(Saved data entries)
== Segment start ==

typedef CUresult (*EncodeTiledFn)(CUtensorMap*, CUtensorMapDataType, cuuint32_t, void*, const cuuint64_t*,
                                  const cuuint64_t*, const cuuint32_t*, const cuuint32_t*,
                                  CUtensorMapInterleave, CUtensorMapSwizzle, CUtensorMapL2promotion,
                                  CUtensorMapFloatOOBfill);

static EncodeTiledFn get_encode_fn() {
    static EncodeTiledFn fn = nullptr;
    static bool tried = false;
    if (!tried) {
        tried = true;
        void* p = nullptr;
        cudaDriverEntryPointQueryResult q;
        if (cudaGetDriverEntryPoint("cuTensorMapEncodeTiled", &p, cudaEnableDefault, &q) == cudaSuccess &&
            q == cudaDriverEntryPointSuccess) {
            fn = reinterpret_cast<EncodeTiledFn>(p);
        }
    }
    return fn;
}

int make_tmap(CUtensorMap* out, int dtype, int rank, const void* ptr, const uint64_t* dims,
              const uint64_t* strides_bytes , const uint32_t* box, const uint32_t* estr) {
    EncodeTiledFn fn = get_encode_fn();
    CB_REQUIRE(fn != nullptr, CB_ERR_DRIVER, "cuTensorMapEncodeTiled entry point unavailable");
    CB_REQUIRE((reinterpret_cast<uintptr_t>(ptr) & 15u) == 0, CB_ERR_ALIGN, "tensor base %p not 16B aligned", ptr);
    for (int i = 0; i < rank - 1; ++i)
        CB_REQUIRE((strides_bytes[i] & 15u) == 0, CB_ERR_ALIGN, "tensor stride[%d]=%llu bytes not multiple of 16", i,
                   (unsigned long long)strides_bytes[i]);
    CUtensorMapDataType dt = dtype == CB_F16 ? CU_TENSOR_MAP_DATA_TYPE_FLOAT16 : CU_TENSOR_MAP_DATA_TYPE_BFLOAT16;
    CUresult rc = fn(out, dt, (cuuint32_t)rank, const_cast<void*>(ptr), dims, strides_bytes, box, estr,
                     CU_TENSOR_MAP_INTERLEAVE_NONE, CU_TENSOR_MAP_SWIZZLE_128B, CU_TENSOR_MAP_L2_PROMOTION_L2_256B,
                     CU_TENSOR_MAP_FLOAT_OOB_FILL_NONE);
    CB_REQUIRE(rc == CUDA_SUCCESS, CB_ERR_DRIVER,
               "cuTensorMapEncodeTiled failed rc=%d rank=%d dims=[%llu,%llu,%llu,%llu] box=[%u,%u,%u,%u]", (int)rc,
               rank, (unsigned long long)dims[0], (unsigned long long)dims[1],
               (unsigned long long)(rank > 2 ? dims[2] : 0), (unsigned long long)(rank > 3 ? dims[3] : 0), box[0],
               box[1], rank > 2 ? box[2] : 0, rank > 3 ? box[3] : 0);
    return 0;
}

static inline bool needs_ext(const GemmParams& p) { return p.D2 != nullptr || p.act == CB_ACT_PRELU || p.glu; }

template <int BN, bool A_MN, bool B_MN, int kStages, bool kExt>
static int launch_se(const CUtensorMap& tA, const CUtensorMap& tB, const GemmParams& p, dim3 grid, cudaStream_t st) {
    using Cfg = TileCfg<BN, kStages>;
    static bool attr_done = false;
    auto kern = cb_gemm_kernel<BN, A_MN, B_MN, kStages, kExt>;
    if (!attr_done) {
        CB_CUDA(cudaFuncSetAttribute(kern, cudaFuncAttributeMaxDynamicSharedMemorySize, Cfg::kSmemBytes));
        attr_done = true;
    }
    if (p.cluster_sk) {
        const int S = p.splits;
        CB_REQUIRE(S >= 2 && S <= 16 && grid.z % S == 0, CB_ERR_ARG, "cb_gemm(cluster split-K): %d slices not in [2,16]", S);
        static bool np_done = false;
        if (S > 8 && !np_done) {
            CB_CUDA(cudaFuncSetAttribute(kern, cudaFuncAttributeNonPortableClusterSizeAllowed, 1));
            np_done = true;
        }
        CB_CUDA(launch_kernel_cluster(kern, grid, dim3(kThreads), dim3(1, 1, (unsigned)S), (size_t)Cfg::kSmemBytes, st, tA, tB, p));
        CB_CUDA(cudaGetLastError());
        count_launches(1);
        return 0;
    }
CB_LAUNCH((kern), grid, kThreads, Cfg::kSmemBytes, st, tA, tB, p);
    CB_CUDA(cudaGetLastError());
    count_launches(1);
    return 0;
}

template <int BN, bool A_MN, bool B_MN, int kStages>
static int launch_s(const CUtensorMap& tA, const CUtensorMap& tB, const GemmParams& p, dim3 grid, cudaStream_t st) {
    return needs_ext(p) ? launch_se<BN, A_MN, B_MN, kStages, true>(tA, tB, p, grid, st)
                        : launch_se<BN, A_MN, B_MN, kStages, false>(tA, tB, p, grid, st);
}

== Segment end ==

TASK DESCRIPTION: Among the lines above, repeat exactly those from the line with "CUtensorMapDataType dt = dtype" to the line with "rank, (unsigned long", counting both ends.

RESULT OF THIS EXERCISE:
    CUtensorMapDataType dt = dtype == CB_F16 ? CU_TENSOR_MAP_DATA_TYPE_FLOAT16 : CU_TENSOR_MAP_DATA_TYPE_BFLOAT16;
    CUresult rc = fn(out, dt, (cuuint32_t)rank, const_cast<void*>(ptr), dims, strides_bytes, box, estr,
                     CU_TENSOR_MAP_INTERLEAVE_NONE, CU_TENSOR_MAP_SWIZZLE_128B, CU_TENSOR_MAP_L2_PROMOTION_L2_256B,
                     CU_TENSOR_MAP_FLOAT_OOB_FILL_NONE);
    CB_REQUIRE(rc == CUDA_SUCCESS, CB_ERR_DRIVER,
               "cuTensorMapEncodeTiled failed rc=%d rank=%d dims=[%llu,%llu,%llu,%llu] box=[%u,%u,%u,%u]", (int)rc,
               rank, (unsigned long long)dims[0], (unsigned long long)dims[1],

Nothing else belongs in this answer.